Requirement — Go through each line of the records below and count those with the word "tabs"; give only the total.

Given records —
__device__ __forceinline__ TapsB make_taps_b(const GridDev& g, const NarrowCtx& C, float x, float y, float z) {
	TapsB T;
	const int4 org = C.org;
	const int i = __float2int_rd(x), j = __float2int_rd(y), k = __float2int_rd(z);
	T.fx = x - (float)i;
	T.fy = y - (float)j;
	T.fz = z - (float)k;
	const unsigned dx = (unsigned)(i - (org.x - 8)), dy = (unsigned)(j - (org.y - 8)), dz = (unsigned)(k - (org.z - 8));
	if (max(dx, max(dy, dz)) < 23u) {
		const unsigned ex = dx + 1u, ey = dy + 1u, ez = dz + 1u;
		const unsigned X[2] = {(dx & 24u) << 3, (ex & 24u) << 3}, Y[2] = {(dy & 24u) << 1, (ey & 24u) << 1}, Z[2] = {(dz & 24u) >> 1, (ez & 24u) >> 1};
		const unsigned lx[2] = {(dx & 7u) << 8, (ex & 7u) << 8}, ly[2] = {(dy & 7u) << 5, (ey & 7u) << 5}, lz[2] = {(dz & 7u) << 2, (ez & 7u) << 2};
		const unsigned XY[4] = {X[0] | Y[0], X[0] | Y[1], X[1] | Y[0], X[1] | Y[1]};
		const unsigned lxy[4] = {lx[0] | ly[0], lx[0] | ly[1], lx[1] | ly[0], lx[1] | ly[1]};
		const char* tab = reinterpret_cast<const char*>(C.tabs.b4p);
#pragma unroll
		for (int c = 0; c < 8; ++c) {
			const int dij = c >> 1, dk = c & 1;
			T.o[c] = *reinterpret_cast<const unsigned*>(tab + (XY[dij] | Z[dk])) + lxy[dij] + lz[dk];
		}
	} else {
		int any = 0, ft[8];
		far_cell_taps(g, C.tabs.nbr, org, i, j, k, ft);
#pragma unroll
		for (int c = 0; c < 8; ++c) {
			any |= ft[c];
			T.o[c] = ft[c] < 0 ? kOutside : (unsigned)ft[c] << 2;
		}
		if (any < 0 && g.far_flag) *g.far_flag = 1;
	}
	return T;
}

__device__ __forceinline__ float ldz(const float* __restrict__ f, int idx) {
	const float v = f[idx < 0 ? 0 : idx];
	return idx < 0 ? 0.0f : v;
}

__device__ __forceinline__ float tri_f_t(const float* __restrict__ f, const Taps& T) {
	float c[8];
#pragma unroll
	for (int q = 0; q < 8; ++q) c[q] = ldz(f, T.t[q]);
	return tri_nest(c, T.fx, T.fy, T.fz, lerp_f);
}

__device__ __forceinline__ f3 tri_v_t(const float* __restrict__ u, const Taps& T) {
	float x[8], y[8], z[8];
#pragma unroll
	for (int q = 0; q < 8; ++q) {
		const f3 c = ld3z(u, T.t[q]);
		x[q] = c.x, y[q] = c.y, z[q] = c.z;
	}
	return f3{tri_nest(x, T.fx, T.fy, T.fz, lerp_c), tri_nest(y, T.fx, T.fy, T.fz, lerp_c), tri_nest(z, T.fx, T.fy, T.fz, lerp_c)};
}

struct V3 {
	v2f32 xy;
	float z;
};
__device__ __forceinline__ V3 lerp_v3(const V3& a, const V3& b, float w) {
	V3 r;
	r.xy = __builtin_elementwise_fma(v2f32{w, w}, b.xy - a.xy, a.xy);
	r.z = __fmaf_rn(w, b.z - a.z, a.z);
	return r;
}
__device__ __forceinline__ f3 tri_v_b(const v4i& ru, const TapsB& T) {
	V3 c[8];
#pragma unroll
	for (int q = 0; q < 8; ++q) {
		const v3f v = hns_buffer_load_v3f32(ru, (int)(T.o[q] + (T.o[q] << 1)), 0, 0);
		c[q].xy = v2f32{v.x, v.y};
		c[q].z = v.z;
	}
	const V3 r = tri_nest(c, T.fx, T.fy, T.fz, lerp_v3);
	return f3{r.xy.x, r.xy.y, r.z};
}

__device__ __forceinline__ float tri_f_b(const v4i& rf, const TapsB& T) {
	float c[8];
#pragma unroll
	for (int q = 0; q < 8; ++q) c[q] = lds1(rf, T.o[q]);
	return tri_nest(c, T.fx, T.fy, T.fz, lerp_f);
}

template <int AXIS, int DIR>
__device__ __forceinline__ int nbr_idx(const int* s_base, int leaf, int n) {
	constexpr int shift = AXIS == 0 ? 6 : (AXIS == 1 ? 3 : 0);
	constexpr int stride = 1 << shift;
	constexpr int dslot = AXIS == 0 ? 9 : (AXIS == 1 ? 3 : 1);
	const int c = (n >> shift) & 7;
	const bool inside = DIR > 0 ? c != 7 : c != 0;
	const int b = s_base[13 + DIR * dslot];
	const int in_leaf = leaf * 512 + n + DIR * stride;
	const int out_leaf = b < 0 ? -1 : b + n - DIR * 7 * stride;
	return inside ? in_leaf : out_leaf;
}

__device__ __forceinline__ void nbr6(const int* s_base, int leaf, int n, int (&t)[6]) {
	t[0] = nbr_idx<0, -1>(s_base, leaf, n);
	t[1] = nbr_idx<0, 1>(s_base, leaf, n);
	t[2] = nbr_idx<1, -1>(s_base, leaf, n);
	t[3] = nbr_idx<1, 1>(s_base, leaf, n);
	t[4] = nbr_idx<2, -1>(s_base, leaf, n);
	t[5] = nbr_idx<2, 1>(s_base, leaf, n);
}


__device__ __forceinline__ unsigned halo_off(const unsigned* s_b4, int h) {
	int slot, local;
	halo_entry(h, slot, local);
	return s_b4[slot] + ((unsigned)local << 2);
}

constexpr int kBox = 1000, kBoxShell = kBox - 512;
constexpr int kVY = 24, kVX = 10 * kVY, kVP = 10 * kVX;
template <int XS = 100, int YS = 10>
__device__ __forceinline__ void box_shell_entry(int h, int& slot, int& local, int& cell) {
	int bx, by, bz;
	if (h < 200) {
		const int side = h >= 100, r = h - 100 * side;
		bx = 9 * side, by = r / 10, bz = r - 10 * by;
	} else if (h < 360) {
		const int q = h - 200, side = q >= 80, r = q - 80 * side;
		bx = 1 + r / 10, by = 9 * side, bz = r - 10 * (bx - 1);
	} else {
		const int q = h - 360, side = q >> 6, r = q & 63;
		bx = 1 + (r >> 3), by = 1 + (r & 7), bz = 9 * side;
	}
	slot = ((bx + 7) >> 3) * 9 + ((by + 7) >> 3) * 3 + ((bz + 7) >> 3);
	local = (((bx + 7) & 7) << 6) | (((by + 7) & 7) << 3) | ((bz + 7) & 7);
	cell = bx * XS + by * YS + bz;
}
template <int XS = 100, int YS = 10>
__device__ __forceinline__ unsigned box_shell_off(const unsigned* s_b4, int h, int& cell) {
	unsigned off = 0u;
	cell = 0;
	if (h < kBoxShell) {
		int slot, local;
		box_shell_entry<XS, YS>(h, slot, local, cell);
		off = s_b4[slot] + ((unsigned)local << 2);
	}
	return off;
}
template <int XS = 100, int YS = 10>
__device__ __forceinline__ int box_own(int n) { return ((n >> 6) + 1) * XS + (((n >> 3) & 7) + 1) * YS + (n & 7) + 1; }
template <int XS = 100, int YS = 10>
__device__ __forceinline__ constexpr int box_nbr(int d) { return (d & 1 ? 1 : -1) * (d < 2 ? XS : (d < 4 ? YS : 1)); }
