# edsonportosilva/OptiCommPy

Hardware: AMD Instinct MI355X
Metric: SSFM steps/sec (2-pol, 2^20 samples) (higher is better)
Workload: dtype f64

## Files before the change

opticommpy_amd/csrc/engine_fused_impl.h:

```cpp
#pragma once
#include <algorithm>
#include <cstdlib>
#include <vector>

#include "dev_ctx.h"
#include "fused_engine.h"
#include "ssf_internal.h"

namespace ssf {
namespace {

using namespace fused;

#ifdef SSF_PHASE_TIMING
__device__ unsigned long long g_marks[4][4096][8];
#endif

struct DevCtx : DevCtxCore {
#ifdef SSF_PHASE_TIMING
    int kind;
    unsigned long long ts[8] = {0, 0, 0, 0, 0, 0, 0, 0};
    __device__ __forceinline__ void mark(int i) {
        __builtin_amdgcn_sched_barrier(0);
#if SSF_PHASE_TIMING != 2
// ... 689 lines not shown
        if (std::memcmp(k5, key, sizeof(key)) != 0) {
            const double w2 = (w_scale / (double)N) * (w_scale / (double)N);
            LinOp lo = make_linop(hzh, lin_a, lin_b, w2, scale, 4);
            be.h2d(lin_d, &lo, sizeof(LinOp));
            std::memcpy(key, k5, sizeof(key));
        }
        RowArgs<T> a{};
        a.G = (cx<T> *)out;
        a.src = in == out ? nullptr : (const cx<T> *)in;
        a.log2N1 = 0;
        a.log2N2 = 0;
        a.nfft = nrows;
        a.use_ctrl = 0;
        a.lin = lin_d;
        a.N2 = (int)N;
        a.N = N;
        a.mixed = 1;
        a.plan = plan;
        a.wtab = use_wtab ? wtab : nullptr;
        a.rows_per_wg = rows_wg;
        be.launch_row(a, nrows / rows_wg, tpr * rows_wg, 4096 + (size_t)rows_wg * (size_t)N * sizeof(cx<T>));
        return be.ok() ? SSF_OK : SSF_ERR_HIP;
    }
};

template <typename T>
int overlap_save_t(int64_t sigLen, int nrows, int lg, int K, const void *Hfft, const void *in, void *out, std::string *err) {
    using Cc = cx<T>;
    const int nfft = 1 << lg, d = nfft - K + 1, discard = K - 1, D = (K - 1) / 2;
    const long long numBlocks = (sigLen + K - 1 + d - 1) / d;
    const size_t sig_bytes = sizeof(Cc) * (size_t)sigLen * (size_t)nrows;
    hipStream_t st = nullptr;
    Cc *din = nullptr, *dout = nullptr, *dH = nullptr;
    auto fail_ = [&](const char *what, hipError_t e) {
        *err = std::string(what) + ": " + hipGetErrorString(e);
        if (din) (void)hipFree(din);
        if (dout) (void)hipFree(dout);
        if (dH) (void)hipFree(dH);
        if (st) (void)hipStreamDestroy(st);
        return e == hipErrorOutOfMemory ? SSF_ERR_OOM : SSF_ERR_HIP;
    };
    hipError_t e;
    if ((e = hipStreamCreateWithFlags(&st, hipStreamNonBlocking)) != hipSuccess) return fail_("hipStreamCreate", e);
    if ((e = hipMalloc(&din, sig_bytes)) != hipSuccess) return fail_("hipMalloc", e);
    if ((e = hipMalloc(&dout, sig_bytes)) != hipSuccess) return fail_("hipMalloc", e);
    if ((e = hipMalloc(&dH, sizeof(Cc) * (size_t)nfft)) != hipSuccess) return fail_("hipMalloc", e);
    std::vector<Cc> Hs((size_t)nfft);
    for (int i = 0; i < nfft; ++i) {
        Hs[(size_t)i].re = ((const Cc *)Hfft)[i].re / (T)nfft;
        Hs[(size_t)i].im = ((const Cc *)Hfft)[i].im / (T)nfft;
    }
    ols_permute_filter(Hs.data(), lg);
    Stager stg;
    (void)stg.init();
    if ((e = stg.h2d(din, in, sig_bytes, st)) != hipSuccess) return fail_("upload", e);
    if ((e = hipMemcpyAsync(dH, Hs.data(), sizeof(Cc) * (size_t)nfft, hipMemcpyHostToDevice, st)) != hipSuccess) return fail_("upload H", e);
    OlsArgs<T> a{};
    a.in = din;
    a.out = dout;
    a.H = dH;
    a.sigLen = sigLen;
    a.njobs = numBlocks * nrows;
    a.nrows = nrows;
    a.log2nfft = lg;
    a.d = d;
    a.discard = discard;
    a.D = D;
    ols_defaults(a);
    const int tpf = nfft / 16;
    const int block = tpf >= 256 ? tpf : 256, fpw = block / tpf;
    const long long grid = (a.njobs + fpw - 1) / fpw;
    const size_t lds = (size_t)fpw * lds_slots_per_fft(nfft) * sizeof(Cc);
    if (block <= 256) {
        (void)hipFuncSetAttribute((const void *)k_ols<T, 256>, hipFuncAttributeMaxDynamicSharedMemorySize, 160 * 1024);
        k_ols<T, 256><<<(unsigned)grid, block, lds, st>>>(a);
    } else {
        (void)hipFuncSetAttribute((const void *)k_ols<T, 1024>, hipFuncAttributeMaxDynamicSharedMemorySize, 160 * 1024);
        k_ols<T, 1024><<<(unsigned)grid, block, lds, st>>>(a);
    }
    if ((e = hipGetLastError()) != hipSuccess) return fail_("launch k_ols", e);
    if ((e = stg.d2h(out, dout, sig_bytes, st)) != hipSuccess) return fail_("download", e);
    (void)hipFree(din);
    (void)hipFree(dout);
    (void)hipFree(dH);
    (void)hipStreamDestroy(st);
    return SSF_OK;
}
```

Response — 2